= Karpos =

Demigod in Greek mythology

In Roman and Greek mythology, Carpus (/ˈkɑrpɒs/; Καρπός) is a minor character, son of Zephyrus the west wind-god. Carpus drowned in a river, causing his distressed lover Kalamos to end his life as well.

== Etymology ==
The word Karpos derives from the Proto-Indo-European language root *kerp-. Cognates can be found in many Indo-European languages including modern English in words such as "harvest" (via Germanic), "carpet", "excerpt" and "scarce" (via Latin).

== Family ==
According to Servius, Carpus was the son of Zephyrus, the god of the west wind, by the nymph Hora (or a Hora, season goddess).

== Mythology ==
Carpus's only myth is related in the Dionysiaca, a fifth-century epic by Nonnus. Carpus fell in love with another youth, Calamus, who was the son of a river-god Meander. However, while the two were competing in a swimming contest, the wind drove a wave into Carpus's face and he drowned. In his grief, Calamus allowed himself to also drown. He was then transformed into a water reed, whose rustling in the wind was interpreted as a sigh of lamentation, while Carpus became "the fruit of the earth". Servius writes that Calamus blamed his father for Carpus's death, so he ran away and prayed to Zeus, who responded by transforming both of them. When rustled in the wind, those reeds would always give out a sound of lamentation.

== Symbolism ==
It has been suggested that Carpus is actually supposed to be the son of Chloris/Flora, the flower goddess that Zephyrus abducted and made his wife, instead of some Hora.
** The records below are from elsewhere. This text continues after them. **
# Merricx/zksnake

Measured on AMD Instinct MI355X. Metric: BN254 G1 MSM throughput, higher is better.
Workload: dtype u32 limbs (254-bit modular integers)

## Files before the change

zksnake_amd/csrc/msm_reduce.hip.h:

```cpp
#pragma once
#include "msm_common.hip.h"
#include "msm_reduce_plan.h"

namespace zkmi {

constexpr int COMBINE_THREADS = 256;
constexpr uint32_t COMBINE_WAVE_BLOCKS = 128, COMBINE_BIG_BLOCKS = 64;

template <class G>
__global__ __launch_bounds__(COMBINE_THREADS) void combine_kernel(const uint32_t* __restrict__ partials,
                                                                  const uint32_t* __restrict__ run_start, uint32_t n_keys,
                                                                  uint32_t small_blocks, const uint32_t* __restrict__ big_list,
                                                                  const uint32_t* __restrict__ big_count,
                                                                  uint32_t* __restrict__ buckets) {
    typedef typename G::F F;
    constexpr int XW = 4 * F::LIMBS;
    constexpr int HW = HalfRegs<F>::COUNT;
    __shared__ uint32_t sh[COMBINE_THREADS * HW];
    const bool odd = (threadIdx.x & 1) != 0;
    if (blockIdx.x < small_blocks) {
        const uint32_t key = (blockIdx.x * COMBINE_THREADS + threadIdx.x) >> 1;
        if (key >= n_keys) return;
        const uint32_t s0 = run_start[key], s1 = run_start[key + 1];
        if (s1 - s0 == 1 || s1 - s0 > COMBINE_SMALL_MAX) return;
        HalfPt<F> acc = half_inf<F>();
        if (s1 > s0) {
            acc = half_load<F>(partials + (size_t)s0 * XW, odd);
            HalfPt<F> cur = s0 + 1 < s1 ? half_load<F>(partials + (size_t)(s0 + 1) * XW, odd) : half_inf<F>();
            for (uint32_t r = s0 + 1; r < s1; ++r) {
                HalfPt<F> nxt = r + 1 < s1 ? half_load<F>(partials + (size_t)(r + 1) * XW, odd) : half_inf<F>();
                acc = pair_add<F>(acc, cur, odd);
                cur = nxt;
            }
        }
        half_store<F>(buckets + (size_t)key * XW, odd, acc);
    } else if (blockIdx.x < small_blocks + COMBINE_WAVE_BLOCKS) {
        const uint32_t count = big_count[0];
        const uint32_t lane = threadIdx.x & 63, pair = lane >> 1;
        const uint32_t wave = ((blockIdx.x - small_blocks) * COMBINE_THREADS + threadIdx.x) >> 6;
        const uint32_t n_waves = (COMBINE_WAVE_BLOCKS * COMBINE_THREADS) >> 6;
        for (uint32_t b = wave; b < count; b += n_waves) {
            const uint32_t key = big_list[b];
            const uint32_t s0 = run_start[key], s1 = run_start[key + 1];
            HalfPt<F> v = half_inf<F>();
            for (uint32_t r = s0 + pair; r < s1; r += 32) v = pair_add<F>(v, half_load<F>(partials + (size_t)r * XW, odd), odd);
            for (int m = 32; m >= 2; m >>= 1) v = pair_add<F>(v, half_shfl_xor<F>(v, m), odd);
            if (lane < 2) half_store<F>(buckets + (size_t)key * XW, odd, v);
        }
    } else {
        const uint32_t count = big_count[1];
        const uint32_t j = threadIdx.x, pair = j >> 1;
        for (uint32_t b = blockIdx.x - small_blocks - COMBINE_WAVE_BLOCKS; b < count; b += COMBINE_BIG_BLOCKS) {
            const uint32_t key = big_list[n_keys - 1 - b];
            const uint32_t s0 = run_start[key], s1 = run_start[key + 1];
            HalfPt<F> v = half_inf<F>();
            for (uint32_t r = s0 + pair; r < s1; r += COMBINE_THREADS / 2) v = pair_add<F>(v, half_load<F>(partials + (size_t)r * XW, odd), odd);
            for (uint32_t off = COMBINE_THREADS / 4; off >= 1; off >>= 1) {
                half_lds_put<F>(sh, COMBINE_THREADS, j, v);
                __syncthreads();
                if (pair < off) v = pair_add<F>(v, half_lds_get<F>(sh, COMBINE_THREADS, j + 2 * off), odd);
                __syncthreads();
            }
            if (j < 2) half_store<F>(buckets + (size_t)key * XW, odd, v);
        }
    }
}


template <class G>
__global__ __launch_bounds__(256) void strided_sum_kernel(const uint32_t* __restrict__ in, uint32_t* __restrict__ out,
                                                          SumJob j0, SumJob j1, uint32_t lpo) {
    typedef typename G::F F;
    constexpr int XW = 4 * F::LIMBS;
    const uint32_t gid = blockIdx.x * blockDim.x + threadIdx.x;
    uint32_t o = gid / lpo;
    const uint32_t sub = gid % lpo;
    const bool odd = (sub & 1) != 0;
    const uint32_t pair = sub >> 1, n_pairs = lpo >> 1;
    SumJob job = j0;
    if (o >= j0.n_out) {
        o -= j0.n_out;
        job = j1;
    }
    const bool live = o < job.n_out;
    const uint32_t x = live ? o % job.per_group : 0;
    size_t base = live ? (size_t)job.in_offset + (size_t)(o / job.per_group) * job.group_stride + (size_t)(x / job.split) * job.outer + (size_t)(x % job.split) * job.outer2 : 0;
    HalfPt<F> acc = half_inf<F>();
    if (live && pair < job.count) {
        HalfPt<F> cur = half_load<F>(in + (base + (size_t)pair * job.inner) * XW, odd);
        for (uint32_t j = pair; j < job.count; j += n_pairs) {
            const uint32_t jn = j + n_pairs < job.count ? j + n_pairs : j;
            HalfPt<F> nxt = half_load<F>(in + (base + (size_t)jn * job.inner) * XW, odd);
            acc = pair_add<F>(acc, cur, odd);
            cur = nxt;
        }
    }
    for (uint32_t m = lpo >> 1; m >= 2; m >>= 1) {
        HalfPt<F> other = half_shfl_xor<F>(acc, (int)m);
        acc = pair_add<F>(acc, other, odd);
    }
    if (live && sub < 2) half_store<F>(out + ((size_t)job.out_offset + o) * XW, odd, acc);
}

constexpr int HS_THREADS = 2 * WS_BLOCK;
template <class G>
__global__ __launch_bounds__(HS_THREADS) void weighted_sum_kernel(const uint32_t* __restrict__ in0, uint32_t m0, uint32_t n0,
                                                                  const uint32_t* __restrict__ in1, uint32_t m1,
                                                                  uint32_t* __restrict__ out) {
    typedef typename G::F F;
    constexpr int XW = 4 * F::LIMBS;
    extern __shared__ uint32_t sh[];
    const uint32_t tid = threadIdx.x, pj = tid >> 1;
    const bool odd = (tid & 1) != 0;
    const uint32_t bpa0 = (m0 + WS_BLOCK - 1) / WS_BLOCK, bpa1 = (m1 + WS_BLOCK - 1) / WS_BLOCK;
    const bool first = blockIdx.x < n0 * bpa0;
    const uint32_t rel = first ? blockIdx.x : blockIdx.x - n0 * bpa0;
    const uint32_t bpa = first ? bpa0 : bpa1, ma = first ? m0 : m1;
    const uint32_t arr_i = rel / bpa, blk = rel % bpa;
    const uint32_t m = min((uint32_t)WS_BLOCK, ma - blk * WS_BLOCK);
    const uint32_t* arr = (first ? in0 : in1) + ((size_t)arr_i * ma + (size_t)blk * WS_BLOCK) * XW;
    HalfPt<F> v = pj < m ? half_load<F>(arr + (size_t)pj * XW, odd) : half_inf<F>();
    for (uint32_t off = 1; off < m; off <<= 1) {
        half_lds_put<F>(sh, HS_THREADS, tid, v);
        __syncthreads();
        if (pj + off < m) {
            HalfPt<F> o = half_lds_get<F>(sh, HS_THREADS, tid + 2 * off);
            v = pair_add<F>(v, o, odd);
        }
        __syncthreads();
    }
    if (pj == 0) half_store<F>(out + ((size_t)blockIdx.x * 2 + 1) * XW, odd, v);
    if (pj == 0 || pj >= m) v = half_inf<F>();
    uint32_t top = 1;
    while (top < m) top <<= 1;
    for (uint32_t off = top / 2; off >= 1; off >>= 1) {
        half_lds_put<F>(sh, HS_THREADS, tid, v);
        __syncthreads();
        if (pj < off) {
            HalfPt<F> o = half_lds_get<F>(sh, HS_THREADS, tid + 2 * off);
            v = pair_add<F>(v, o, odd);
        }
        __syncthreads();
    }
    if (pj == 0) half_store<F>(out + (size_t)blockIdx.x * 2 * XW, odd, v);
}


template <class G>
inline void launch_combine(const uint32_t* partials, const uint32_t* run_start, uint32_t n_keys, const uint32_t* big_list,
                           const uint32_t* big_count, uint32_t* buckets, hipStream_t st) {
    const uint32_t small_blocks = (2 * n_keys + COMBINE_THREADS - 1) / COMBINE_THREADS;
    hipLaunchKernelGGL(combine_kernel<G>, dim3(small_blocks + COMBINE_WAVE_BLOCKS + COMBINE_BIG_BLOCKS), dim3(COMBINE_THREADS), 0, st,
                       partials, run_start, n_keys, small_blocks, big_list, big_count, buckets);
}

template <class G>
inline void launch_strided_sum(const uint32_t* in, uint32_t* out, const SumJob& j0, const SumJob& j1, uint32_t lpo, hipStream_t st) {
    hipLaunchKernelGGL(strided_sum_kernel<G>, dim3((unsigned)((((uint64_t)j0.n_out + j1.n_out) * lpo + 255) / 256)), dim3(256), 0, st,
                       in, out, j0, j1, lpo);
}

template <class G>
inline hipError_t weighted_sum_set_attributes() {
    return hipFuncSetAttribute((const void*)weighted_sum_kernel<G>, hipFuncAttributeMaxDynamicSharedMemorySize,
                               (int)(HalfRegs<typename G::F>::COUNT * HS_THREADS * 4));
}

template <class G>
inline void launch_weighted_sum(const uint32_t* in0, uint32_t m0, uint32_t n0, const uint32_t* in1, uint32_t m1, uint32_t* out, hipStream_t st) {
    const uint32_t blocks = n0 * ((m0 + WS_BLOCK - 1) / WS_BLOCK + (m1 + WS_BLOCK - 1) / WS_BLOCK);
    hipLaunchKernelGGL(weighted_sum_kernel<G>, dim3(blocks), dim3(HS_THREADS), (size_t)HalfRegs<typename G::F>::COUNT * HS_THREADS * 4, st,
                       in0, m0, n0, in1, m1, out);
}

}
```

Measured before the change: 696.8.

## Compact long small-bucket runs into a block-local queue to reduce divergence

In the small-key path of the combine kernel, every thread pair now does its first pairwise add directly. Runs of length 2 are stored immediately and empty runs get an infinity store. Keys with more than two partials are pushed into a shared-memory queue via an LDS atomic, then repacked onto the leading lanes so the remaining serial adds run on densely packed waves. This targets wave divergence when run lengths vary, in exchange for extra barriers, LDS traffic and a DPP lane broadcast.

```diff
diff --git a/zksnake_amd/csrc/msm_reduce.hip.h b/zksnake_amd/csrc/msm_reduce.hip.h
--- a/zksnake_amd/csrc/msm_reduce.hip.h
+++ b/zksnake_amd/csrc/msm_reduce.hip.h
@@ -19,21 +19,49 @@
     __shared__ uint32_t sh[COMBINE_THREADS * HW];
     const bool odd = (threadIdx.x & 1) != 0;
     if (blockIdx.x < small_blocks) {
+        __shared__ uint32_t q_count, q_key[COMBINE_THREADS / 2], q_next[COMBINE_THREADS / 2], q_left[COMBINE_THREADS / 2];
+        if (threadIdx.x == 0) q_count = 0;
         const uint32_t key = (blockIdx.x * COMBINE_THREADS + threadIdx.x) >> 1;
-        if (key >= n_keys) return;
-        const uint32_t s0 = run_start[key], s1 = run_start[key + 1];
-        if (s1 - s0 == 1 || s1 - s0 > COMBINE_SMALL_MAX) return;
-        HalfPt<F> acc = half_inf<F>();
-        if (s1 > s0) {
-            acc = half_load<F>(partials + (size_t)s0 * XW, odd);
-            HalfPt<F> cur = s0 + 1 < s1 ? half_load<F>(partials + (size_t)(s0 + 1) * XW, odd) : half_inf<F>();
-            for (uint32_t r = s0 + 1; r < s1; ++r) {
-                HalfPt<F> nxt = r + 1 < s1 ? half_load<F>(partials + (size_t)(r + 1) * XW, odd) : half_inf<F>();
-                acc = pair_add<F>(acc, cur, odd);
-                cur = nxt;
+        uint32_t s0 = 0, runs = 1;
+        if (key < n_keys) {
+            s0 = run_start[key];
+            runs = run_start[key + 1] - s0;
+        }
+        __syncthreads();
+        if (runs == 0) {
+            half_store<F>(buckets + (size_t)key * XW, odd, half_inf<F>());
+        } else if (runs >= 2 && runs <= COMBINE_SMALL_MAX) {
+            const HalfPt<F> r0 = half_load<F>(partials + (size_t)s0 * XW, odd);
+            const HalfPt<F> r1 = half_load<F>(partials + (size_t)(s0 + 1) * XW, odd);
+            const HalfPt<F> acc = pair_add<F>(r0, r1, odd);
+            if (runs == 2) {
+                half_store<F>(buckets + (size_t)key * XW, odd, acc);
+            } else {
+                uint32_t e = odd ? 0u : atomicAdd(&q_count, 1u);
+                const uint32_t e_even = (uint32_t)__builtin_amdgcn_mov_dpp((int)e, 0xB1, 0xF, 0xF, true);
+                if (odd) e = e_even;
+                half_lds_put<F>(sh, COMBINE_THREADS, 2 * e + (odd ? 1u : 0u), acc);
+                if (!odd) {
+                    q_key[e] = key;
+                    q_next[e] = s0 + 2;
+                    q_left[e] = runs - 2;
+                }
             }
         }
-        half_store<F>(buckets + (size_t)key * XW, odd, acc);
+        __syncthreads();
+        const uint32_t e = threadIdx.x >> 1;
+        if (e >= q_count) return;
+        const uint32_t q_k = q_key[e];
+        uint32_t r = q_next[e], left = q_left[e];
+        HalfPt<F> cur = half_load<F>(partials + (size_t)r * XW, odd);
+        HalfPt<F> acc = half_lds_get<F>(sh, COMBINE_THREADS, threadIdx.x);
+        for (; left != 0; --left) {
+            ++r;
+            HalfPt<F> nxt = left > 1 ? half_load<F>(partials + (size_t)r * XW, odd) : half_inf<F>();
+            acc = pair_add<F>(acc, cur, odd);
+            cur = nxt;
+        }
+        half_store<F>(buckets + (size_t)q_k * XW, odd, acc);
     } else if (blockIdx.x < small_blocks + COMBINE_WAVE_BLOCKS) {
         const uint32_t count = big_count[0];
         const uint32_t lane = threadIdx.x & 63, pair = lane >> 1;
```

Measured after the change: 700.3, median of 5. About the same (+0.5%).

In more recent times, some scholars misread the words of Servius and Nonnus, thus a misinterpretation arose about the story of drowning with Calamus rather being about Carpo, the Season goddess, instead of the male youth Carpus.

== See also ==

- Adonis
- Anethus
- Mecon

== Bibliography ==
- Beekes, Robert S. P. (2009). "Etymological Dictionary of Greek"
- Forbes Irving, Paul M. C. (1990). "Metamorphosis in Greek Myths"
- Guirand, Felix (1987). "New Larousse Encyclopedia of Mythology"
- Lemprière, John (1826). "A Classical Dictionary: Containing a Copious Account of All the Proper Names Mentioned in Ancient Authors, with the Value of Coins, Weights, and Measures, Used Among the Greeks and Romans, and a Chronological Table"
- Licht, Hans (2000). "Sexual Life In Ancient Greece"
- Maurus Servius Honoratus, In Vergilii carmina comentarii. Servii Grammatici qui feruntur in Vergilii carmina commentarii; recensuerunt Georgius Thilo et Hermannus Hagen. Georgius Thilo. Leipzig. B. G. Teubner. 1881. Online version at the Perseus Digital Library.
- Nonnus, Dionysiaca; translated by Rouse, W H D, III Books XXXVI-XLVIII. Loeb Classical Library No. 346, Cambridge, Massachusetts, Harvard University Press; London, William Heinemann Ltd. 1940. Internet Archive.